= Records of Events in the Tangut Empire =

Records of Events in the Tangut Empire (西夏書事 (Xīxià Shūshì)), literally “Affairs of the Western Xia Dynasty”, is a 42-juǎn history of the Western Xia Empire (西夏 (Xīxià); 1038–1227) compiled in the Qing period by the historian Wú Guǎngchéng (吳廣成), courtesy name Xīzhāi (西齋).

==Authorship and Compilation==
Wú Guǎngchéng states in his preface that, unlike the Liao and Jin dynasties, Western Xia had no dedicated official history; after its fall, most of its records were lost or became unintelligible. To remedy the gaps left by the Book of Song, History of Liao, and History of Jin, he assembled this work from scattered sources.
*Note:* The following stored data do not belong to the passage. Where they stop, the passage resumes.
# thrill/thrill

Measured on AMD Instinct MI355X. Metric: TeraSort keys/sec (100-byte recs), higher is better.
Workload: dtype u8; 1 GPU; terasort_10GiB_100B; records=107374182, record_bytes=100, seed=0x7421, parallelism=dp1

## Files before the change

thrill_amd/csrc/t9_sort_msb9.hip:

```cpp

#include "t9_common.h"
#include "t9_rank_scatter.h"

#include <cstdlib>
#include <vector>

#define T9_MSB_TILE 8192
#define NDIG9 512

__device__ inline u32 bucket_of9(const u32* s_abase, u32 pos) {
    u32 lo = 0, hi = 255;
    while (lo < hi) {
        u32 mid = (lo + hi + 1) >> 1;
        if (s_abase[mid] <= pos) lo = mid; else hi = mid - 1;
    }
    return lo;
}

__global__ __launch_bounds__(256) void k_hist_seg9(
    const u64* __restrict__ keys, const u32* __restrict__ abase,
    const u32* __restrict__ bucket_n, u32* __restrict__ hist) {
    __shared__ u32 s_cnt[NDIG9];
    __shared__ u32 s_abase[257];
    const u32 tid = threadIdx.x;
    s_abase[tid] = abase[tid];
    if (tid == 0) s_abase[256] = abase[256];
    s_cnt[tid] = 0;
    s_cnt[tid + 256] = 0;
    __syncthreads();
    const u64 tbase64 = (u64)blockIdx.x * T9_MSB_TILE;
    if (tbase64 < s_abase[256]) {
        const u32 tbase = (u32)tbase64;
        const u32 b = bucket_of9(s_abase, tbase);
        const u32 off = tbase - s_abase[b];
        const u32 tn = (bucket_n[b] > off)
                           ? ((bucket_n[b] - off < T9_MSB_TILE)
                                  ? bucket_n[b] - off
                                  : T9_MSB_TILE)
                           : 0;
        const u32 lane = tid & 63;
        for (u32 i0 = 0; i0 < (u32)T9_MSB_TILE; i0 += 256) {
            const u32 i = i0 + tid;
            const bool valid = i < tn;
            const u32 d =
                valid ? (u32)(keys[tbase + i] >> 47) & 511u : 0;
            t9_hist_ballot_add<9>(s_cnt, d, valid, lane);
        }
    }
    __syncthreads();
    hist[(u64)blockIdx.x * NDIG9 + tid] = s_cnt[tid];
    hist[(u64)blockIdx.x * NDIG9 + tid + 256] = s_cnt[tid + 256];
}

__global__ __launch_bounds__(256) void k_seg_scan9(
    u32* __restrict__ hist, const u32* __restrict__ abase,
    const u32* __restrict__ bucket_n, const u32* __restrict__ true_base,
    u32* __restrict__ sub_start, u32* __restrict__ sub_n) {
    const u32 b = blockIdx.x;
    const u32 tid = threadIdx.x;
    const u32 r0 = abase[b] / T9_MSB_TILE;
    const u32 rows = (bucket_n[b] + T9_MSB_TILE - 1) / T9_MSB_TILE;
    u32 tot0 = 0, tot1 = 0;
    for (u32 r = 0; r < rows; ++r) {
        tot0 += hist[(u64)(r0 + r) * NDIG9 + tid];
        tot1 += hist[(u64)(r0 + r) * NDIG9 + tid + 256];
    }
    __shared__ u32 sh[NDIG9];
    sh[tid] = tot0;
    sh[tid + 256] = tot1;
    __syncthreads();
    t9_scan_onewave<NDIG9>(sh, tid);
    __syncthreads();
    const u32 gstart0 = true_base[b] + sh[tid];
    const u32 gstart1 = true_base[b] + sh[tid + 256];
    sub_start[(u64)b * NDIG9 + tid] = gstart0;
    sub_start[(u64)b * NDIG9 + tid + 256] = gstart1;
    sub_n[(u64)b * NDIG9 + tid] = tot0;
    sub_n[(u64)b * NDIG9 + tid + 256] = tot1;
    u32 run0 = gstart0, run1 = gstart1;
    for (u32 r = 0; r < rows; ++r) {
        u32 v0 = hist[(u64)(r0 + r) * NDIG9 + tid];
        u32 v1 = hist[(u64)(r0 + r) * NDIG9 + tid + 256];
        hist[(u64)(r0 + r) * NDIG9 + tid] = run0;
        hist[(u64)(r0 + r) * NDIG9 + tid + 256] = run1;
        run0 += v0;
        run1 += v1;
    }
}

template <bool HAS_VAL>
__global__ __launch_bounds__(1024, 4) void k_scatter_seg9(
    const u64* __restrict__ in_keys, const u32* __restrict__ in_vals,
    const u32* __restrict__ abase, const u32* __restrict__ bucket_n,
    u64* __restrict__ out_keys, u32* __restrict__ out_vals,
    const u32* __restrict__ offs) {
    constexpr int TILE = T9_MSB_TILE;
    constexpr int NW = 16;
    constexpr int SUB = TILE / NW;
    constexpr int GROUPS = SUB / 64;
    __shared__ u64 s_okeys[TILE];
    __shared__ u32 s_ovals[HAS_VAL ? TILE : 1];
    __shared__ u16 s_rank[TILE];
    __shared__ u16 s_wcnt[NW * NDIG9];
    __shared__ u16 s_woff[NW * NDIG9];
    __shared__ u32 s_start[NDIG9];
    __shared__ u32 s_goff[NDIG9];
    __shared__ u32 s_abase[257];

    const u32 tid = threadIdx.x, wave = tid >> 6, lane = tid & 63;
    if (tid < 257) s_abase[tid] = abase[tid];
    __syncthreads();
    const u64 tbase64 = (u64)blockIdx.x * TILE;
    if (tbase64 >= s_abase[256]) return;
    const u32 tbase = (u32)tbase64;
    const u32 b = bucket_of9(s_abase, tbase);
    const u32 off_in_bucket = tbase - s_abase[b];
    const u32 bn = bucket_n[b];
    const u32 tn = (bn > off_in_bucket)
                       ? ((bn - off_in_bucket < (u32)TILE)
                              ? bn - off_in_bucket
                              : (u32)TILE)
                       : 0;

    if (tid < NDIG9)
        s_goff[tid] = offs[(u64)blockIdx.x * NDIG9 + tid];
    for (u32 t = lane; t < NDIG9; t += 64) s_wcnt[wave * NDIG9 + t] = 0;

    const u32 wbase = wave * SUB;
    for (int g = 0; g < GROUPS; ++g) {
        const u32 i = wbase + g * 64 + lane;
        const bool valid = i < tn;
        u32 d = 0;
        if (valid) d = (u32)(in_keys[tbase + i] >> 47) & 511u;
        u64 m = __ballot(valid);
        for (int bit = 0; bit < 9; ++bit) {
            u64 bb = __ballot((d >> bit) & 1u);
            m &= ((d >> bit) & 1u) ? bb : ~bb;
        }
        const u32 wr = (u32)__popcll(m & ((1ull << lane) - 1ull));
        const u32 before = valid ? (u32)s_wcnt[wave * NDIG9 + d] : 0;
        if (valid) {
            s_rank[i] = (u16)(before + wr);
            if (wr == 0)
                s_wcnt[wave * NDIG9 + d] =
                    (u16)(before + (u32)__popcll(m));
        }
    }
    __syncthreads();

    if (tid < NDIG9) {
        u32 run = 0;
        for (int w = 0; w < NW; ++w) {
            s_woff[w * NDIG9 + tid] = (u16)run;
            run += s_wcnt[w * NDIG9 + tid];
        }
        s_start[tid] = run;
    }
    __syncthreads();
    t9_scan_onewave<NDIG9>(s_start, tid);
    __syncthreads();

    for (int g = 0; g < GROUPS; ++g) {
        const u32 i = wbase + g * 64 + lane;
        if (i < tn) {
            const u64 k = in_keys[tbase + i];
            const u32 d = (u32)(k >> 47) & 511u;
            const u32 pos = s_start[d] + (u32)s_woff[wave * NDIG9 + d] +
                            s_rank[i];
            s_okeys[pos] = k;
            if (HAS_VAL) s_ovals[pos] = in_vals[tbase + i];
        }
    }
    __syncthreads();

    constexpr int CHUNKS = TILE / 1024;
    for (int c = 0; c < CHUNKS; ++c) {
        const u32 j = c * 1024 + tid;
        if (j < tn) {
            const u32 d = (u32)(s_okeys[j] >> 47) & 511u;
            const u64 gpos = (u64)s_goff[d] + (j - s_start[d]);
            out_keys[gpos] = s_okeys[j];
            if (HAS_VAL) out_vals[gpos] = s_ovals[j];
        }
    }
}

extern "C" {

void t9i_launch_hist_seg9(u32 grid, void* stream, const u64* keys,
                          const u32* abase, const u32* bucket_n,
                          u32* hist) {
    hipLaunchKernelGGL(k_hist_seg9, dim3(grid), dim3(256), 0,
                       (hipStream_t)stream, keys, abase, bucket_n, hist);
}

void t9i_launch_seg_scan9(u32 grid, void* stream, u32* hist,
                          const u32* abase, const u32* bucket_n,
                          const u32* true_base, u32* sub_start,
                          u32* sub_n) {
    hipLaunchKernelGGL(k_seg_scan9, dim3(grid), dim3(256), 0,
                       (hipStream_t)stream, hist, abase, bucket_n,
                       true_base, sub_start, sub_n);
}

void t9i_launch_scatter_seg9(u32 grid, int has_val, void* stream,
                             const u64* in_keys, const u32* in_vals,
                             const u32* abase, const u32* bucket_n,
                             u64* out_keys, u32* out_vals,
                             const u32* offs) {
    if (has_val)
        hipLaunchKernelGGL((k_scatter_seg9<true>), dim3(grid), dim3(1024),
                           0, (hipStream_t)stream, in_keys, in_vals, abase,
                           bucket_n, out_keys, out_vals, offs);
    else
        hipLaunchKernelGGL((k_scatter_seg9<false>), dim3(grid), dim3(1024),
                           0, (hipStream_t)stream, in_keys, in_vals, abase,
                           bucket_n, out_keys, out_vals, offs);
}

}
```

Baseline: 8.578 billion keys/s.

## Restructure MSB scatter kernel to cut LDS use and keep keys in registers

Rewrites the segmented 9-bit MSB scatter kernel. Keys and values are held in registers instead of being reloaded. The key and value staging buffers share one LDS region, per-key ranks are packed into registers, and the bucket lookup uses wave ballots instead of a shared-memory binary search. The digit scan uses shuffles, and tile indices are remapped so contiguous tiles land on the same XCD. The launch-bounds hint is raised so more blocks fit per CU. The risks are higher register pressure, which could cause spills at the new occupancy target, and subtle correctness hazards from aliasing LDS buffers and from the unconditional key loads past tn.

```diff
diff --git a/thrill_amd/csrc/t9_sort_msb9.hip b/thrill_amd/csrc/t9_sort_msb9.hip
--- a/thrill_amd/csrc/t9_sort_msb9.hip
+++ b/thrill_amd/csrc/t9_sort_msb9.hip
@@ -89,7 +89,7 @@
 }
 
 template <bool HAS_VAL>
-__global__ __launch_bounds__(1024, 4) void k_scatter_seg9(
+__global__ __launch_bounds__(1024, 8) void k_scatter_seg9(
     const u64* __restrict__ in_keys, const u32* __restrict__ in_vals,
     const u32* __restrict__ abase, const u32* __restrict__ bucket_n,
     u64* __restrict__ out_keys, u32* __restrict__ out_vals,
@@ -98,90 +98,162 @@
     constexpr int NW = 16;
     constexpr int SUB = TILE / NW;
     constexpr int GROUPS = SUB / 64;
-    __shared__ u64 s_okeys[TILE];
-    __shared__ u32 s_ovals[HAS_VAL ? TILE : 1];
-    __shared__ u16 s_rank[TILE];
-    __shared__ u16 s_wcnt[NW * NDIG9];
-    __shared__ u16 s_woff[NW * NDIG9];
-    __shared__ u32 s_start[NDIG9];
-    __shared__ u32 s_goff[NDIG9];
-    __shared__ u32 s_abase[257];
+    __shared__ __align__(16) u8 s_raw[TILE * 8];
+    u64* const s_okeys = (u64*)s_raw;
+    u32* const s_ovals = (u32*)s_raw;
+    static_assert(SUB <= 65535 && TILE <= 65535, "u16 counts and offsets");
+    static_assert(NW * 64 == 1024 && NDIG9 == 8 * 64,
+                  "one thread per key column, waves 0..7 own the digits");
+    __shared__ __align__(16) u16 s_wcnt[NW * NDIG9];
+    u32* const s_wtot = (u32*)s_raw;
+    u32* const s_delta = (u32*)s_wcnt;
 
     const u32 tid = threadIdx.x, wave = tid >> 6, lane = tid & 63;
-    if (tid < 257) s_abase[tid] = abase[tid];
-    __syncthreads();
-    const u64 tbase64 = (u64)blockIdx.x * TILE;
-    if (tbase64 >= s_abase[256]) return;
+    const u32 xper = gridDim.x >> 3, xrem = gridDim.x & 7;
+    const u32 xcd = blockIdx.x & 7;
+    const u32 tile = xcd * xper + (xcd < xrem ? xcd : xrem) +
+                     (blockIdx.x >> 3);
+    const u64 tbase64 = (u64)tile * TILE;
+    if (tbase64 >= abase[256]) return;
     const u32 tbase = (u32)tbase64;
-    const u32 b = bucket_of9(s_abase, tbase);
-    const u32 off_in_bucket = tbase - s_abase[b];
-    const u32 bn = bucket_n[b];
+
+    const u32 wbase = wave * SUB;
+    u64 key[GROUPS];
+#pragma unroll
+    for (int g = 0; g < GROUPS; ++g)
+        key[g] = in_keys[tbase + wbase + g * 64 + lane];
+    u32 ab[4], bnq[4];
+#pragma unroll
+    for (int q = 0; q < 4; ++q) {
+        ab[q] = abase[q * 64 + lane];
+        bnq[q] = bucket_n[q * 64 + lane];
+    }
+    u16* const wc = s_wcnt + wave * NDIG9;
+    for (u32 t = lane; t < NDIG9; t += 64) wc[t] = 0;
+
+    u32 nle = 0;
+#pragma unroll
+    for (int q = 0; q < 4; ++q)
+        nle += (u32)__popcll(__ballot(ab[q] <= tbase));
+    const u32 b = nle - 1, bq = b >> 6;
+    const u32 ab_b = (u32)__builtin_amdgcn_readlane(
+        (int)(bq == 0 ? ab[0] : bq == 1 ? ab[1] : bq == 2 ? ab[2] : ab[3]),
+        (int)(b & 63));
+    const u32 bn = (u32)__builtin_amdgcn_readlane(
+        (int)(bq == 0 ? bnq[0] : bq == 1 ? bnq[1] : bq == 2 ? bnq[2]
+                                                            : bnq[3]),
+        (int)(b & 63));
+    const u32 off_in_bucket = tbase - ab_b;
     const u32 tn = (bn > off_in_bucket)
                        ? ((bn - off_in_bucket < (u32)TILE)
                               ? bn - off_in_bucket
                               : (u32)TILE)
                        : 0;
-
-    if (tid < NDIG9)
-        s_goff[tid] = offs[(u64)blockIdx.x * NDIG9 + tid];
-    for (u32 t = lane; t < NDIG9; t += 64) s_wcnt[wave * NDIG9 + t] = 0;
-
-    const u32 wbase = wave * SUB;
+    if (tn == 0) return;
+
+    u32 pos2[GROUPS / 2] = {};
+#pragma unroll
     for (int g = 0; g < GROUPS; ++g) {
         const u32 i = wbase + g * 64 + lane;
         const bool valid = i < tn;
-        u32 d = 0;
-        if (valid) d = (u32)(in_keys[tbase + i] >> 47) & 511u;
-        u64 m = __ballot(valid);
+        const u32 d = (u32)(key[g] >> 47) & 511u;
+        u32 dlo = 0, dhi = 0;
+#pragma unroll
         for (int bit = 0; bit < 9; ++bit) {
-            u64 bb = __ballot((d >> bit) & 1u);
-            m &= ((d >> bit) & 1u) ? bb : ~bb;
-        }
+            const u32 own = 0u - ((d >> bit) & 1u);
+            const u64 bb = __ballot(own != 0);
+            dlo |= (u32)bb ^ own;
+            dhi |= (u32)(bb >> 32) ^ own;
+        }
+        const u64 m = __ballot(valid) & ~(((u64)dhi << 32) | dlo);
         const u32 wr = (u32)__popcll(m & ((1ull << lane) - 1ull));
-        const u32 before = valid ? (u32)s_wcnt[wave * NDIG9 + d] : 0;
-        if (valid) {
-            s_rank[i] = (u16)(before + wr);
-            if (wr == 0)
-                s_wcnt[wave * NDIG9 + d] =
-                    (u16)(before + (u32)__popcll(m));
-        }
-    }
-    __syncthreads();
-
+        const u32 before = wc[d];
+        pos2[g >> 1] |= (before + wr) << (16 * (g & 1));
+        if (valid && wr == 0) wc[d] = (u16)(before + (u32)__popcll(m));
+    }
+    u32 goff = 0;
+    if (tid < NDIG9) goff = offs[(u64)tile * NDIG9 + tid];
+    __syncthreads();
+
+    u32 excl = 0;
     if (tid < NDIG9) {
         u32 run = 0;
         for (int w = 0; w < NW; ++w) {
-            s_woff[w * NDIG9 + tid] = (u16)run;
-            run += s_wcnt[w * NDIG9 + tid];
-        }
-        s_start[tid] = run;
-    }
-    __syncthreads();
-    t9_scan_onewave<NDIG9>(s_start, tid);
-    __syncthreads();
-
+            const u32 c = s_wcnt[w * NDIG9 + tid];
+            s_wcnt[w * NDIG9 + tid] = (u16)run;
+            run += c;
+        }
+        u32 v = run;
+        for (int off = 1; off < 64; off <<= 1) {
+            const u32 y = __shfl_up(v, off);
+            if (lane >= (u32)off) v += y;
+        }
+        excl = v - run;
+        if (lane == 63) s_wtot[wave] = v;
+    }
+    __syncthreads();
+    u32 delta = 0;
+    if (tid < NDIG9) {
+        u32 start = excl;
+        for (u32 w = 0; w < wave; ++w) start += s_wtot[w];
+        for (int w = 0; w < NW; ++w)
+            s_wcnt[w * NDIG9 + tid] += (u16)start;
+        delta = goff - start;
+    }
+    __syncthreads();
+
+    u32 val[HAS_VAL ? GROUPS : 1];
+    if constexpr (HAS_VAL) {
+#pragma unroll
+        for (int g = 0; g < GROUPS; ++g)
+            val[g] = in_vals[tbase + wbase + g * 64 + lane];
+    }
+
+#pragma unroll
     for (int g = 0; g < GROUPS; ++g) {
         const u32 i = wbase + g * 64 + lane;
-        if (i < tn) {
-            const u64 k = in_keys[tbase + i];
-            const u32 d = (u32)(k >> 47) & 511u;
-            const u32 pos = s_start[d] + (u32)s_woff[wave * NDIG9 + d] +
-                            s_rank[i];
-            s_okeys[pos] = k;
-            if (HAS_VAL) s_ovals[pos] = in_vals[tbase + i];
-        }
-    }
-    __syncthreads();
-
-    constexpr int CHUNKS = TILE / 1024;
-    for (int c = 0; c < CHUNKS; ++c) {
-        const u32 j = c * 1024 + tid;
-        if (j < tn) {
-            const u32 d = (u32)(s_okeys[j] >> 47) & 511u;
-            const u64 gpos = (u64)s_goff[d] + (j - s_start[d]);
-            out_keys[gpos] = s_okeys[j];
-            if (HAS_VAL) out_vals[gpos] = s_ovals[j];
-        }
+        const u32 d = (u32)(key[g] >> 47) & 511u;
+        const u32 pos = ((pos2[g >> 1] >> (16 * (g & 1))) & 0xffffu) +
+                        (u32)wc[d];
+        if (i < tn) s_okeys[pos] = key[g];
+        pos2[g >> 1] += (u32)wc[d] << (16 * (g & 1));
+    }
+    __syncthreads();
+    if (tid < NDIG9) s_delta[tid] = delta;
+    __syncthreads();
+
+    u64 k[GROUPS];
+    u32 gpos[GROUPS];
+#pragma unroll
+    for (int c = 0; c < GROUPS; ++c) k[c] = s_okeys[c * 1024 + tid];
+#pragma unroll
+    for (int c = 0; c < GROUPS; ++c)
+        gpos[c] = s_delta[(u32)(k[c] >> 47) & 511u] + (c * 1024 + tid);
+    if constexpr (HAS_VAL) {
+        __syncthreads();
+#pragma unroll
+        for (int g = 0; g < GROUPS; ++g)
+            asm volatile("" : "+v"(val[g]));
+#pragma unroll
+        for (int g = 0; g < GROUPS; ++g) {
+            const u32 i = wbase + g * 64 + lane;
+            if (i < tn)
+                s_ovals[(pos2[g >> 1] >> (16 * (g & 1))) & 0xffffu] = val[g];
+        }
+        __builtin_amdgcn_sched_barrier(0);
+    }
+#pragma unroll
+    for (int c = 0; c < GROUPS; ++c)
+        if (c * 1024 + tid < tn) out_keys[gpos[c]] = k[c];
+    if (!HAS_VAL) return;
+    __syncthreads();
+    {
+        u32 v[GROUPS];
+#pragma unroll
+        for (int c = 0; c < GROUPS; ++c) v[c] = s_ovals[c * 1024 + tid];
+#pragma unroll
+        for (int c = 0; c < GROUPS; ++c)
+            if (c * 1024 + tid < tn) out_vals[gpos[c]] = v[c];
     }
 }
 
```

Result: faster. 9.068 billion keys/s (median of 6 runs) (+5.7%).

Unfortunately, Wú Guǎngchéng does not indicate his concrete sources, making it difficult to ascertain the origin of numerous passages.

==Overview==

The work is composed in the style of annalistic outline (綱目體 (gāngmù tǐ)), modeled on Zhu Xi's famous Zizhi Tongjian Gangmu. The “guidelines” (綱 (gāng)) are drawn from the official dynastic histories, while the “meshes” (目 (mù)) incorporate material from continuations of the Zizhi Tongjian, unofficial histories, memorials, imperial edicts, and private literature.

Its chronological span begins in 881 with the uprising of Li Sigong (拓跋思恭 (Tuòbá Sīgōng)) against Huang Chao, and concludes in 1231 with the secretive refuge of the former Western Xia minister Wáng Lìzhī (王立之 (Wáng Lìzhī)) in Shēnzhōu.

==Editions==
- First printed in 1825 by the Xiaoxianshanfang Studio (小峴山房 (Xiǎoxiàn Shānfáng)).
- Facsimile reprint published in 1935 by the Wenkui Studio (文奎堂 (Wénkuí Táng)) in Beiping (Beijing).